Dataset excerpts
+                                                                     int n, int m, int ns, int64_t slots, int rppe_compact) {
+    static_assert(V == 1 || V == 2, "the f * d and f quarters share a chunk index (V = 1) or a lane range (V = 2)");
+    constexpr int D = 256 * V, C = 64 * V, c4 = 16 * V;
+    __shared__ float red[2][4][D];
+    const int lane = lane_id();
+    float4 g[V], sb[V], sg[V];
+#pragma unroll
+    for (int v = 0; v < V; ++v) {
+        g[v] = reinterpret_cast<const float4*>(gamma)[v * 64 + lane];
+        sb[v] = make_float4(0, 0, 0, 0); sg[v] = make_float4(0, 0, 0, 0);
+    }
+    for (int64_t r = (int64_t)blockIdx.x * 4 + wave_id(); r < rows; r += (int64_t)gridDim.x * 4) {
+        const int64_t tok = __builtin_amdgcn_readfirstlane(rowmap[r]);
+        if (tok < 0 || tok >= slots) continue;
+        const int row = __builtin_amdgcn_readfirstlane(idx[tok]);
+        if (row < 0 || row >= n) continue;
+        const int64_t bm = tok / ns, b = bm / m;
+        const float mean = mean_rstd[r * 2], rstd = mean_rstd[r * 2 + 1];
+        const float ds = dscale[tok];
+        float4 xv[V], f[V], d[V], o[V];
+        assemble_row<V>(rppe + (size_t)(rppe_compact ? r : tok) * C, feats + ((size_t)b * n + row) * C, glob + (size_t)bm * C, ds, lane, xv, f);
+#pragma unroll
+        for (int v = 0; v < V; ++v) d[v] = reinterpret_cast<const float4*>(dy + r * D)[v * 64 + lane];
+        ln_row_bwd<V>(xv, d, g, mean, rstd, sb, sg, o);
+#pragma unroll
+        for (int v = 0; v < V; ++v) {
+            const int j = v * 64 + lane, q = j / c4, c = j % c4;
+            if (q == 0) reinterpret_cast<float4*>(d_rppe + (size_t)(rppe_compact ? r : tok) * C)[c] = o[v];
+            if (q == 3) reinterpret_cast<float4*>(g_glob + (size_t)r * C)[c] = o[v];
+        }
+        const bool fd_lane = lane >= c4 && lane < 2 * c4;
+        float part = fd_lane ? (o[0].x * f[0].x + o[0].y * f[0].y) + (o[0].z * f[0].z + o[0].w * f[0].w) : 0.f;
+#pragma unroll
+        for (int s = c4 >> 1; s >= 1; s >>= 1) part += __shfl_xor(part, s);
+        if (lane == c4) d_dscale[tok] = part;
+        float4 val;
+        int base;
+        if constexpr (V == 1) {
+            const int src = (lane + 16) & 63;
+            val = make_float4(o[0].x * ds + __shfl(o[0].x, src), o[0].y * ds + __shfl(o[0].y, src), o[0].z * ds + __shfl(o[0].z, src),
+                              o[0].w * ds + __shfl(o[0].w, src));
+            base = 16;
+        } else {
+            const int src = (lane + 32) & 63;
+            val = make_float4(__shfl(o[0].x, src) * ds + o[1].x, __shfl(o[0].y, src) * ds + o[1].y, __shfl(o[0].z, src) * ds + o[1].z,
+                              __shfl(o[0].w, src) * ds + o[1].w);
+            base = 0;
+        }
+        float* df = d_feats + ((size_t)b * n + row) * C;
+#pragma unroll
+        for (int i = 0; i < V; ++i) {
+            const int src = base + i * 16 + (lane >> 2);
+            const float t0 = __shfl(val.x, src), t1 = __shfl(val.y, src), t2 = __shfl(val.z, src), t3 = __shfl(val.w, src);
+            const int k = lane & 3;
+            atomicAdd(df + i * 64 + lane, k == 0 ? t0 : (k == 1 ? t1 : (k == 2 ? t2 : t3)));
+        }
+    }
+    ln_write_partials<V>(sb, sg, red, partial);
 }
 
 __global__ __launch_bounds__(256) void add_max_pool_ragged_kernel(const float* __restrict__ a, const float* __restrict__ b,
@@ -277,8 +393,8 @@
             switch (c / 4) { PDA_ASM_TOK(4); PDA_ASM_TOK(8); PDA_ASM_TOK(16); PDA_ASM_TOK(32); PDA_ASM_TOK(64); }
 #undef PDA_ASM_TOK
         }
-        hipLaunchKernelGGL(pda::assemble_ragged_bwd_group_kernel, grid, block, 0, (hipStream_t)stream, grad_out, cnt, off, grad_rppe,
-                           grad_dscale, grad_glob, c / 4, nsample, centre_cols, rppe_compact);
+        hipLaunchKernelGGL(pda::assemble_ragged_bwd_group_kernel, grid, block, 0, (hipStream_t)stream, grad_out + 3 * c, (int64_t)c, cnt, off,
+                           grad_rppe, grad_dscale, grad_glob, c / 4, nsample, centre_cols, rppe_compact);
         return pda::check_launch("pda_assemble_tokens_ragged_grad");
     }
 #define PDA_ASM_BWD(C4)                                                                                                          \
@@ -287,6 +403,67 @@
     switch (c / 4) { PDA_ASM_BWD(4); PDA_ASM_BWD(8); PDA_ASM_BWD(16); PDA_ASM_BWD(32); PDA_ASM_BWD(64); }
 #undef PDA_ASM_BWD
     return pda::check_launch("pda_assemble_tokens_ragged_grad");
+}
+
+static int assemble_ln_sizes(const char* what, int64_t tokens, int b, int n, int m, int nsample, int c) {
+    PDA_REQUIRE(tokens >= 0 && b >= 0 && n >= 1 && m >= 0 && nsample >= 1 && (c == 64 || c == 128) &&
+                    (int64_t)b * m * nsample < INT32_MAX && tokens <= (int64_t)b * m * nsample,
+                "%s: bad size: tokens=%lld b=%d n=%d m=%d nsample=%d C=%d (64 or 128)", what, (long long)tokens, b, n, m, nsample, c);
+    return PDA_OK;
+}
+
+PDA_API int pda_assemble_ln_ragged_fwd(const float* rppe, const float* dscale, const float* feats, const int32_t* idx, const float* glob,
+                                       const int32_t* rowmap, const float* gamma, const float* beta, float* src1, float* mean_rstd,
+                                       int64_t tokens, int b, int n, int m, int nsample, int c, int rppe_compact, float eps,
+                                       pda_stream_t stream) {
+    if (int rc = assemble_ln_sizes("pda_assemble_ln_ragged_fwd", tokens, b, n, m, nsample, c)) return rc;
+    if (tokens == 0) return PDA_OK;
+    PDA_REQUIRE(rppe && dscale && feats && idx && glob && rowmap && gamma && beta && src1 && mean_rstd,
+                "pda_assemble_ln_ragged_fwd: null pointer");
+    PDA_REQUIRE((((uintptr_t)rppe | (uintptr_t)feats | (uintptr_t)glob | (uintptr_t)gamma | (uintptr_t)beta | (uintptr_t)src1) & 15) == 0,
+                "pda_assemble_ln_ragged_fwd: alignment");
+    const dim3 grid(pda::ln_grid(tokens)), block(256);
+    const int64_t slots = (int64_t)b * m * nsample;
+    if (c == 64)
+        hipLaunchKernelGGL(pda::assemble_ln_ragged_fwd_kernel<1>, grid, block, 0, (hipStream_t)stream, rppe, dscale, feats, idx, glob, rowmap,
+                           gamma, beta, src1, mean_rstd, tokens, n, m, nsample, slots, rppe_compact, eps);
+    else
+        hipLaunchKernelGGL(pda::assemble_ln_ragged_fwd_kernel<2>, grid, block, 0, (hipStream_t)stream, rppe, dscale, feats, idx, glob, rowmap,
+                           gamma, beta, src1, mean_rstd, tokens, n, m, nsample, slots, rppe_compact, eps);
+    return pda::check_launch("pda_assemble_ln_ragged_fwd");
+}
+
+PDA_API int pda_assemble_ln_ragged_bwd_partials(const float* grad_src1, const float* mean_rstd, const float* rppe, const float* dscale,
+                                                const float* feats, const int32_t* idx, const float* glob, const int32_t* rowmap,
+                                                const int32_t* cnt, const int32_t* off, const float* gamma, float* grad_rppe,
+                                                float* grad_dscale, float* grad_feats, float* grad_glob, float* grad_glob_tokens,
+                                                void* ln_scratch, int64_t tokens, int b, int n, int m, int nsample, int c,
+                                                int rppe_compact, int* nblocks, pda_stream_t stream) {
+    if (int rc = assemble_ln_sizes("pda_assemble_ln_ragged_bwd_partials", tokens, b, n, m, nsample, c)) return rc;
+    PDA_REQUIRE(tokens >= 1 && (int64_t)b * m >= 1, "pda_assemble_ln_ragged_bwd_partials: bad size: tokens=%lld b=%d m=%d", (long long)tokens, b, m);
+    PDA_REQUIRE(grad_src1 && mean_rstd && rppe && dscale && feats && idx && glob && rowmap && cnt && off && gamma && grad_rppe && grad_dscale &&
+                    grad_feats && grad_glob && grad_glob_tokens && ln_scratch && nblocks,
+                "pda_assemble_ln_ragged_bwd_partials: null pointer");
+    PDA_REQUIRE((((uintptr_t)grad_src1 | (uintptr_t)rppe | (uintptr_t)feats | (uintptr_t)glob | (uintptr_t)gamma | (uintptr_t)grad_rppe |
+                  (uintptr_t)grad_glob | (uintptr_t)grad_glob_tokens) & 15) == 0,
+                "pda_assemble_ln_ragged_bwd_partials: alignment");
+    const int nb = pda::ln_grid(tokens);
+    const dim3 grid(nb), block(256);
+    const int64_t slots = (int64_t)b * m * nsample;
+    if (c == 64)
+        hipLaunchKernelGGL(pda::assemble_ln_ragged_bwd_kernel<1>, grid, block, 0, (hipStream_t)stream, grad_src1, mean_rstd, rppe, dscale, feats,
+                           idx, glob, rowmap, gamma, grad_rppe, grad_dscale, grad_feats, grad_glob_tokens, (float*)ln_scratch, tokens, n, m,
+                           nsample, slots, rppe_compact);
+    else
+        hipLaunchKernelGGL(pda::assemble_ln_ragged_bwd_kernel<2>, grid, block, 0, (hipStream_t)stream, grad_src1, mean_rstd, rppe, dscale, feats,
+                           idx, glob, rowmap, gamma, grad_rppe, grad_dscale, grad_feats, grad_glob_tokens, (float*)ln_scratch, tokens, n, m,
+                           nsample, slots, rppe_compact);
+    const int64_t centre_cols = (int64_t)b * m * (c / 4);
+    hipLaunchKernelGGL(pda::assemble_ragged_bwd_group_kernel, dim3((unsigned)pda::divup64(centre_cols, 256)), block, 0, (hipStream_t)stream,
+                       (const float*)grad_glob_tokens, (int64_t)(c / 4), cnt, off, grad_rppe, grad_dscale, grad_glob, c / 4, nsample, centre_cols,
+                       rppe_compact);
+    *nblocks = nb;
+    return pda::check_launch("pda_assemble_ln_ragged_bwd_partials");
 }
 
 PDA_API int pda_add_max_pool_ragged(const float* a, const float* b, const int32_t* cnt, const int32_t* off, float* out, uint8_t* arg,
diff --git a/pdanet_amd/pointnet2_batch_cuda.py b/pdanet_amd/pointnet2_batch_cuda.py
--- a/pdanet_amd/pointnet2_batch_cuda.py
+++ b/pdanet_amd/pointnet2_batch_cuda.py
@@ -768,6 +768,45 @@
     return 1
 
 
+def assemble_ln_ragged_fwd(rppe, dscale, feats, idx, glob, rowmap, gamma, beta, src1, mean_rstd, tokens, b, n, m, nsample, c, eps,
+                           rppe_compact=False):
+    t = b * m * nsample
+    _numel_ok(rppe, (tokens if rppe_compact else t) * c, "rppe"); _numel_ok(dscale, t, "dscale"); _numel_ok(feats, b * n * c, "feats"); _numel_ok(idx, t, "idx")
+    _numel_ok(glob, b * m * c, "glob"); _numel_ok(rowmap, tokens, "rowmap"); _numel_ok(gamma, 4 * c, "gamma"); _numel_ok(beta, 4 * c, "beta")
+    _numel_ok(src1, tokens * 4 * c, "src1"); _numel_ok(mean_rstd, tokens * 2, "mean_rstd")
+    _call("pda_assemble_ln_ragged_fwd", rppe, _chk(rppe, "rppe", F32), _chk(dscale, "dscale", F32), _chk(feats, "feats", F32),
+          _chk(idx, "idx", I32), _chk(glob, "glob", F32), _chk(rowmap, "rowmap", I32), _chk(gamma, "gamma", F32), _chk(beta, "beta", F32),
+          _chk(src1, "src1", F32), _chk(mean_rstd, "mean_rstd", F32), tokens, b, n, m, nsample, c, 1 if rppe_compact else 0, float(eps))
+    return 1
+
+
+def assemble_ln_ragged_bwd(grad_src1, mean_rstd, rppe, dscale, feats, idx, glob, rowmap, cnt, off, gamma, grad_rppe, grad_dscale, grad_feats,
+                           grad_glob, grad_gamma, grad_beta, scratch, tokens, b, n, m, nsample, c, rppe_compact=False):
+    t = b * m * nsample
+    _numel_ok(grad_src1, tokens * 4 * c, "grad_src1"); _numel_ok(mean_rstd, tokens * 2, "mean_rstd")
+    _numel_ok(rppe, (tokens if rppe_compact else t) * c, "rppe"); _numel_ok(dscale, t, "dscale"); _numel_ok(feats, b * n * c, "feats"); _numel_ok(idx, t, "idx")
+    _numel_ok(glob, b * m * c, "glob"); _numel_ok(rowmap, tokens, "rowmap"); _numel_ok(cnt, b * m, "cnt"); _numel_ok(off, b * m + 1, "off")
+    _numel_ok(gamma, 4 * c, "gamma"); _numel_ok(grad_rppe, (tokens if rppe_compact else t) * c, "grad_rppe"); _numel_ok(grad_dscale, t, "grad_dscale")
+    _numel_ok(grad_feats, b * n * c, "grad_feats"); _numel_ok(grad_glob, b * m * c, "grad_glob")
+    _numel_ok(grad_gamma, 4 * c, "grad_gamma"); _numel_ok(grad_beta, 4 * c, "grad_beta"); _numel_ok(scratch, layer_norm_scratch_bytes(4 * c), "scratch")
+    glob_tokens = torch.empty((tokens, c), dtype=F32, device=grad_src1.device)
+    nblocks = ctypes.c_int(0)
+    _call("pda_assemble_ln_ragged_bwd_partials", grad_src1, _chk(grad_src1, "grad_src1", F32), _chk(mean_rstd, "mean_rstd", F32),
+          _chk(rppe, "rppe", F32), _chk(dscale, "dscale", F32), _chk(feats, "feats", F32), _chk(idx, "idx", I32), _chk(glob, "glob", F32),
+          _chk(rowmap, "rowmap", I32), _chk(cnt, "cnt", I32), _chk(off, "off", I32), _chk(gamma, "gamma", F32),
+          _chk(grad_rppe, "grad_rppe", F32), _chk(grad_dscale, "grad_dscale", F32), _chk(grad_feats, "grad_feats", F32),
+          _chk(grad_glob, "grad_glob", F32), _chk(glob_tokens, "grad_glob_tokens", F32), _chk(scratch, "scratch", torch.uint8),
+          tokens, b, n, m, nsample, c, 1 if rppe_compact else 0, ctypes.byref(nblocks))
+    entry = _lib.ParamGradEntry(1, nblocks.value, scratch.data_ptr(), None, _chk(grad_gamma, "grad_gamma", F32),
+                                _chk(grad_beta, "grad_beta", F32), 0, 4 * c, 0, 0)
+    group = _open_group()
+    if group is not None:
+        group.add(entry, scratch, grad_gamma, grad_beta)
+    else:
+        _call("pda_param_grad_reduce_grouped", scratch, (_lib.ParamGradEntry * 1)(entry), 1)
+    return 1
+
+
 def add_max_pool_ragged(a, b, cnt, off, out, arg, tokens, groups, d):
     _numel_ok(a, tokens * d, "a"); _numel_ok(b, tokens * d, "b"); _numel_ok(out, groups * d, "out"); _numel_ok(arg, groups * d, "arg")
     _numel_ok(cnt, groups, "cnt"); _numel_ok(off, groups + 1, "off")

Instructions to follow
Transcribe, word for word, the data above from its first line through the line with "for (int64_t r", and include nothing else.

Exercise output
+                                                                     int n, int m, int ns, int64_t slots, int rppe_compact) {
+    static_assert(V == 1 || V == 2, "the f * d and f quarters share a chunk index (V = 1) or a lane range (V = 2)");
+    constexpr int D = 256 * V, C = 64 * V, c4 = 16 * V;
+    __shared__ float red[2][4][D];
+    const int lane = lane_id();
+    float4 g[V], sb[V], sg[V];
+#pragma unroll
+    for (int v = 0; v < V; ++v) {
+        g[v] = reinterpret_cast<const float4*>(gamma)[v * 64 + lane];
+        sb[v] = make_float4(0, 0, 0, 0); sg[v] = make_float4(0, 0, 0, 0);
+    }
+    for (int64_t r = (int64_t)blockIdx.x * 4 + wave_id(); r < rows; r += (int64_t)gridDim.x * 4) {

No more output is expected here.